What is required. Copy out every line of the data that follows, exactly.
>>
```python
def fc_fwd_d(xsum, xscale, W, b, N):
    _chk(W, b)
    O, I = W.shape
    y = empty((N, O), W)
    _call("ud_fc_fwd_d", _pd(xsum), float(xscale), _p(W), _p(b), _p(y), N, I, O, _stream())
    return y


def bn_apply(x, bn, G, R, update=False):
    h = _act(x)
    y = torch.empty_like(x)
    _call("ud_bn_apply", _p(x), C.byref(bn.ref(update)), _p(y), G, R, x.shape[-1], h, _stream())
    return y


# ... 148 lines not shown
    return dz


def normbwd_apply_mix(x, dz, bn, G, R, sacc, diff, dalpha_acc, sacc_local=None, energy=None):
    h = _act(x, dz, diff)
    Cc = x.shape[-1]
    loc = sacc if sacc_local is None else sacc_local
    dd = torch.empty_like(x)
    dg = empty((Cc,), x)
    db = empty((Cc,), x)
    _call("ud_normbwd_apply_mix", _p(x), _p(dz), C.byref(bn.ref()), _pd(sacc), _pd(sacc, Cc), _pd(loc), _pd(loc, Cc),
          _p(diff), G, R, Cc, _p(dd), _pd(dalpha_acc), _p(dg), _p(db), _pd(energy) if energy is not None else None, h, _stream())
    return dd, dg, db


def gate_grad_from_acc(acc, alpha):
    out = empty((), alpha)
    _call("ud_gate_grad_from_acc", _pd(acc), _p(alpha), _p(out), _stream())
    return out


def se_bwd(dgate, s2, s1, We, Wr, pool, pool_scale, need_w=True):
    _chk(s2, s1, We, Wr)
    N, Cc = s2.shape
    Cs = s1.shape[1]
    ds1_acc = zeros64(N * Cs, s2)
    if not need_w:
        _call("ud_se_bwd_a", _pd(dgate), _p(s2), _p(s1), _p(We), _pd(ds1_acc), None, None, N, Cc, Cs, _stream())
        dpool = empty((N, Cc), s2)
        _call("ud_se_bwd_b", _pd(ds1_acc), _p(s1), _p(Wr), None, 0.0, _p(dpool), None, None, N, Cc, Cs, _stream())
        return dpool, None, None, None, None
    dWe = empty((Cc, Cs), s2)
    dbe = empty((Cc,), s2)
    _call("ud_se_bwd_a", _pd(dgate), _p(s2), _p(s1), _p(We), _pd(ds1_acc), _p(dWe), _p(dbe), N, Cc, Cs, _stream())
    dpool = empty((N, Cc), s2)
    dWr = empty((Cs, Cc), s2)
    dbr = empty((Cs,), s2)
    _call("ud_se_bwd_b", _pd(ds1_acc), _p(s1), _p(Wr), _pd(pool), float(pool_scale), _p(dpool), _p(dWr), _p(dbr), N, Cc,
          Cs, _stream())
    return dpool, dWe, dbe, dWr, dbr


def se_scale_bwd_bn(dc, x, bn, s, dpool, inv_hw, G, R, sacc):
    h = _act(dc, x)
    _chk(s, dpool)
    Cc = x.shape[-1]
    dz = torch.empty_like(x)
    _call("ud_se_scale_bwd_bn", _p(dc), _p(x), C.byref(bn.ref()), _p(s), _p(dpool), float(inv_hw), _p(dz), _pd(sacc),
          _pd(sacc, Cc), _fused_ws(x, G, R, Cc, False), G, R, Cc, h, _stream())
    return dz


# ... 308 lines not shown
```

unidefense_amd/mbconv.py:

```python
import collections
from types import SimpleNamespace

import torch

from . import kernels as K
from . import tape as T
from .config import cfg


FUSED, HALF, EVAL_NODE, OPERATORS = "fused", "half", "eval_node", "operators"
TrunkMode = collections.namedtuple("TrunkMode", "kind wt dp", defaults=(None,))


_DW_TILED = True


_DW_TILE_OVERRIDE = {}
_DW_BWD_FUSED_OVERRIDE = {}


def _dw_tile_policy(sf, k, stride, H, half):
    ov = _DW_TILE_OVERRIDE.get((bool(sf), k, stride, H, bool(half)))
    if ov is not None and _DW_TILED:
        return ov
# ... 13 lines not shown
    bwd = (k == 5 and H >= 16) or (k == 3 and 32 <= H <= 64)
    return (fwd or not sf), not sf, bwd


def _dw_bwd_fused_policy(sf, k, stride, H, half):
    if stride != 1:
        return False
    ov = _DW_BWD_FUSED_OVERRIDE.get((bool(sf), k, stride, H, bool(half)))
    if ov is not None:
        return ov
    if H <= 8:
        return k == 3 and not half
    if half:
        return True
    return not (k == 3 and H == 64)


BlockGeom = collections.namedtuple(
    "BlockGeom", "N H W Cin M k stride pt pl Ho Wo HWo Mo Ce Co Cs We Wsr Wse Wp Wf sf alpha s_f s_i")


def block_geom(blk, x):
    sp = blk.spec
    N, H, W, Cin = x.shape
    Ho, Wo = T.conv_out_hw(H, W, sp.k, sp.stride, sp.pad)
    Ce, Co, Cs = sp.cexp, sp.cout, sp.cse
    sf = sp.sf_norm is not None
    dwm = blk._depthwise_conv
    s_f, s_i = T._fft_scales(H, sp.sf_norm) if sf else (None, None)
    return BlockGeom(N, H, W, Cin, N * H * W, sp.k, sp.stride, sp.pad[2], sp.pad[0], Ho, Wo, Ho * Wo, N * Ho * Wo, Ce, Co, Cs,
# ... 232 lines not shown
        dx._ud_owned = True
        tape.add_grad(b.x, dx)


def _bwd_project(b, tape, gr):
    g, x, blk, dout = b.geo, b.x, b.blk, gr.dout
    dp_pl = K.normbwd_planes_ok(b.p4, b.pctx)
    sb2 = K.zeros64((3 if dp_pl == 1 else 2) * g.Co, x)
    K.normbwd_sums(b.p4, dout, b.keep, b.inv_keep, b.bn2, False, g.N, g.HWo, sb2)
    loc2 = b.dp.reduce(sb2, keep_local=True)
    gr.dp2, dp_amax, dg2, db2 = _normbwd_to_gemm(b.pctx, dp_pl, b.p4, dout, b.keep, b.inv_keep, b.bn2, False, g.N, g.HWo, sb2, loc2)
    tape.add_param_grad(blk._bn2.weight, dg2)
    tape.add_param_grad(blk._bn2.bias, db2)
    gr.pj_fused = not dp_pl and b.pctx.plans is None and K.project_bwd_fused_ok(b.d, g.Wp, g.HWo)
    assert gr.pj_fused or b.pctx.x is not None, "the fused project forward kept no gated tensor: its backward must be the fused one"
    gr.dgate = K.zeros64(g.N * g.Ce, x)
    if gr.pj_fused:
        gr.dc = None
        dWp = K.project_bwd_fused_a(b.d, b.bn1, b.s2, gr.dp2, g.Wp, g.N, g.HWo, gr.dgate)
    else:
        dc, dWp = K.spectral_bwd(b.pctx, gr.dp2, dy_absmax=dp_amax)
        gr.dc = dc.view(g.N, g.Ho, g.Wo, g.Ce)
        K.coldot_bn(gr.dc, b.d, b.bn1, g.N, g.HWo, gr.dgate)
    tape.add_param_grad(blk._project_conv.weight, dWp)
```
<<
Answer space.
```python
def fc_fwd_d(xsum, xscale, W, b, N):
    _chk(W, b)
    O, I = W.shape
    y = empty((N, O), W)
    _call("ud_fc_fwd_d", _pd(xsum), float(xscale), _p(W), _p(b), _p(y), N, I, O, _stream())
    return y


def bn_apply(x, bn, G, R, update=False):
    h = _act(x)
    y = torch.empty_like(x)
    _call("ud_bn_apply", _p(x), C.byref(bn.ref(update)), _p(y), G, R, x.shape[-1], h, _stream())
    return y


# ... 148 lines not shown
    return dz


def normbwd_apply_mix(x, dz, bn, G, R, sacc, diff, dalpha_acc, sacc_local=None, energy=None):
    h = _act(x, dz, diff)
    Cc = x.shape[-1]
    loc = sacc if sacc_local is None else sacc_local
    dd = torch.empty_like(x)
    dg = empty((Cc,), x)
    db = empty((Cc,), x)
    _call("ud_normbwd_apply_mix", _p(x), _p(dz), C.byref(bn.ref()), _pd(sacc), _pd(sacc, Cc), _pd(loc), _pd(loc, Cc),
          _p(diff), G, R, Cc, _p(dd), _pd(dalpha_acc), _p(dg), _p(db), _pd(energy) if energy is not None else None, h, _stream())
    return dd, dg, db


def gate_grad_from_acc(acc, alpha):
    out = empty((), alpha)
    _call("ud_gate_grad_from_acc", _pd(acc), _p(alpha), _p(out), _stream())
    return out


def se_bwd(dgate, s2, s1, We, Wr, pool, pool_scale, need_w=True):
    _chk(s2, s1, We, Wr)
    N, Cc = s2.shape
    Cs = s1.shape[1]
    ds1_acc = zeros64(N * Cs, s2)
    if not need_w:
        _call("ud_se_bwd_a", _pd(dgate), _p(s2), _p(s1), _p(We), _pd(ds1_acc), None, None, N, Cc, Cs, _stream())
        dpool = empty((N, Cc), s2)
        _call("ud_se_bwd_b", _pd(ds1_acc), _p(s1), _p(Wr), None, 0.0, _p(dpool), None, None, N, Cc, Cs, _stream())
        return dpool, None, None, None, None
    dWe = empty((Cc, Cs), s2)
    dbe = empty((Cc,), s2)
    _call("ud_se_bwd_a", _pd(dgate), _p(s2), _p(s1), _p(We), _pd(ds1_acc), _p(dWe), _p(dbe), N, Cc, Cs, _stream())
    dpool = empty((N, Cc), s2)
    dWr = empty((Cs, Cc), s2)
    dbr = empty((Cs,), s2)
    _call("ud_se_bwd_b", _pd(ds1_acc), _p(s1), _p(Wr), _pd(pool), float(pool_scale), _p(dpool), _p(dWr), _p(dbr), N, Cc,
          Cs, _stream())
    return dpool, dWe, dbe, dWr, dbr


def se_scale_bwd_bn(dc, x, bn, s, dpool, inv_hw, G, R, sacc):
    h = _act(dc, x)
    _chk(s, dpool)
    Cc = x.shape[-1]
    dz = torch.empty_like(x)
    _call("ud_se_scale_bwd_bn", _p(dc), _p(x), C.byref(bn.ref()), _p(s), _p(dpool), float(inv_hw), _p(dz), _pd(sacc),
          _pd(sacc, Cc), _fused_ws(x, G, R, Cc, False), G, R, Cc, h, _stream())
    return dz


# ... 308 lines not shown
```

unidefense_amd/mbconv.py:

```python
import collections
from types import SimpleNamespace

import torch

from . import kernels as K
from . import tape as T
from .config import cfg


FUSED, HALF, EVAL_NODE, OPERATORS = "fused", "half", "eval_node", "operators"
TrunkMode = collections.namedtuple("TrunkMode", "kind wt dp", defaults=(None,))


_DW_TILED = True


_DW_TILE_OVERRIDE = {}
_DW_BWD_FUSED_OVERRIDE = {}


def _dw_tile_policy(sf, k, stride, H, half):
    ov = _DW_TILE_OVERRIDE.get((bool(sf), k, stride, H, bool(half)))
    if ov is not None and _DW_TILED:
        return ov
# ... 13 lines not shown
    bwd = (k == 5 and H >= 16) or (k == 3 and 32 <= H <= 64)
    return (fwd or not sf), not sf, bwd


def _dw_bwd_fused_policy(sf, k, stride, H, half):
    if stride != 1:
        return False
    ov = _DW_BWD_FUSED_OVERRIDE.get((bool(sf), k, stride, H, bool(half)))
    if ov is not None:
        return ov
    if H <= 8:
        return k == 3 and not half
    if half:
        return True
    return not (k == 3 and H == 64)


BlockGeom = collections.namedtuple(
    "BlockGeom", "N H W Cin M k stride pt pl Ho Wo HWo Mo Ce Co Cs We Wsr Wse Wp Wf sf alpha s_f s_i")


def block_geom(blk, x):
    sp = blk.spec
    N, H, W, Cin = x.shape
    Ho, Wo = T.conv_out_hw(H, W, sp.k, sp.stride, sp.pad)
    Ce, Co, Cs = sp.cexp, sp.cout, sp.cse
    sf = sp.sf_norm is not None
    dwm = blk._depthwise_conv
    s_f, s_i = T._fft_scales(H, sp.sf_norm) if sf else (None, None)
    return BlockGeom(N, H, W, Cin, N * H * W, sp.k, sp.stride, sp.pad[2], sp.pad[0], Ho, Wo, Ho * Wo, N * Ho * Wo, Ce, Co, Cs,
# ... 232 lines not shown
        dx._ud_owned = True
        tape.add_grad(b.x, dx)


def _bwd_project(b, tape, gr):
    g, x, blk, dout = b.geo, b.x, b.blk, gr.dout
    dp_pl = K.normbwd_planes_ok(b.p4, b.pctx)
    sb2 = K.zeros64((3 if dp_pl == 1 else 2) * g.Co, x)
    K.normbwd_sums(b.p4, dout, b.keep, b.inv_keep, b.bn2, False, g.N, g.HWo, sb2)
    loc2 = b.dp.reduce(sb2, keep_local=True)
    gr.dp2, dp_amax, dg2, db2 = _normbwd_to_gemm(b.pctx, dp_pl, b.p4, dout, b.keep, b.inv_keep, b.bn2, False, g.N, g.HWo, sb2, loc2)
    tape.add_param_grad(blk._bn2.weight, dg2)
    tape.add_param_grad(blk._bn2.bias, db2)
    gr.pj_fused = not dp_pl and b.pctx.plans is None and K.project_bwd_fused_ok(b.d, g.Wp, g.HWo)
    assert gr.pj_fused or b.pctx.x is not None, "the fused project forward kept no gated tensor: its backward must be the fused one"
    gr.dgate = K.zeros64(g.N * g.Ce, x)
    if gr.pj_fused:
        gr.dc = None
        dWp = K.project_bwd_fused_a(b.d, b.bn1, b.s2, gr.dp2, g.Wp, g.N, g.HWo, gr.dgate)
    else:
        dc, dWp = K.spectral_bwd(b.pctx, gr.dp2, dy_absmax=dp_amax)
        gr.dc = dc.view(g.N, g.Ho, g.Wo, g.Ce)
        K.coldot_bn(gr.dc, b.d, b.bn1, g.N, g.HWo, gr.dgate)
    tape.add_param_grad(blk._project_conv.weight, dWp)
```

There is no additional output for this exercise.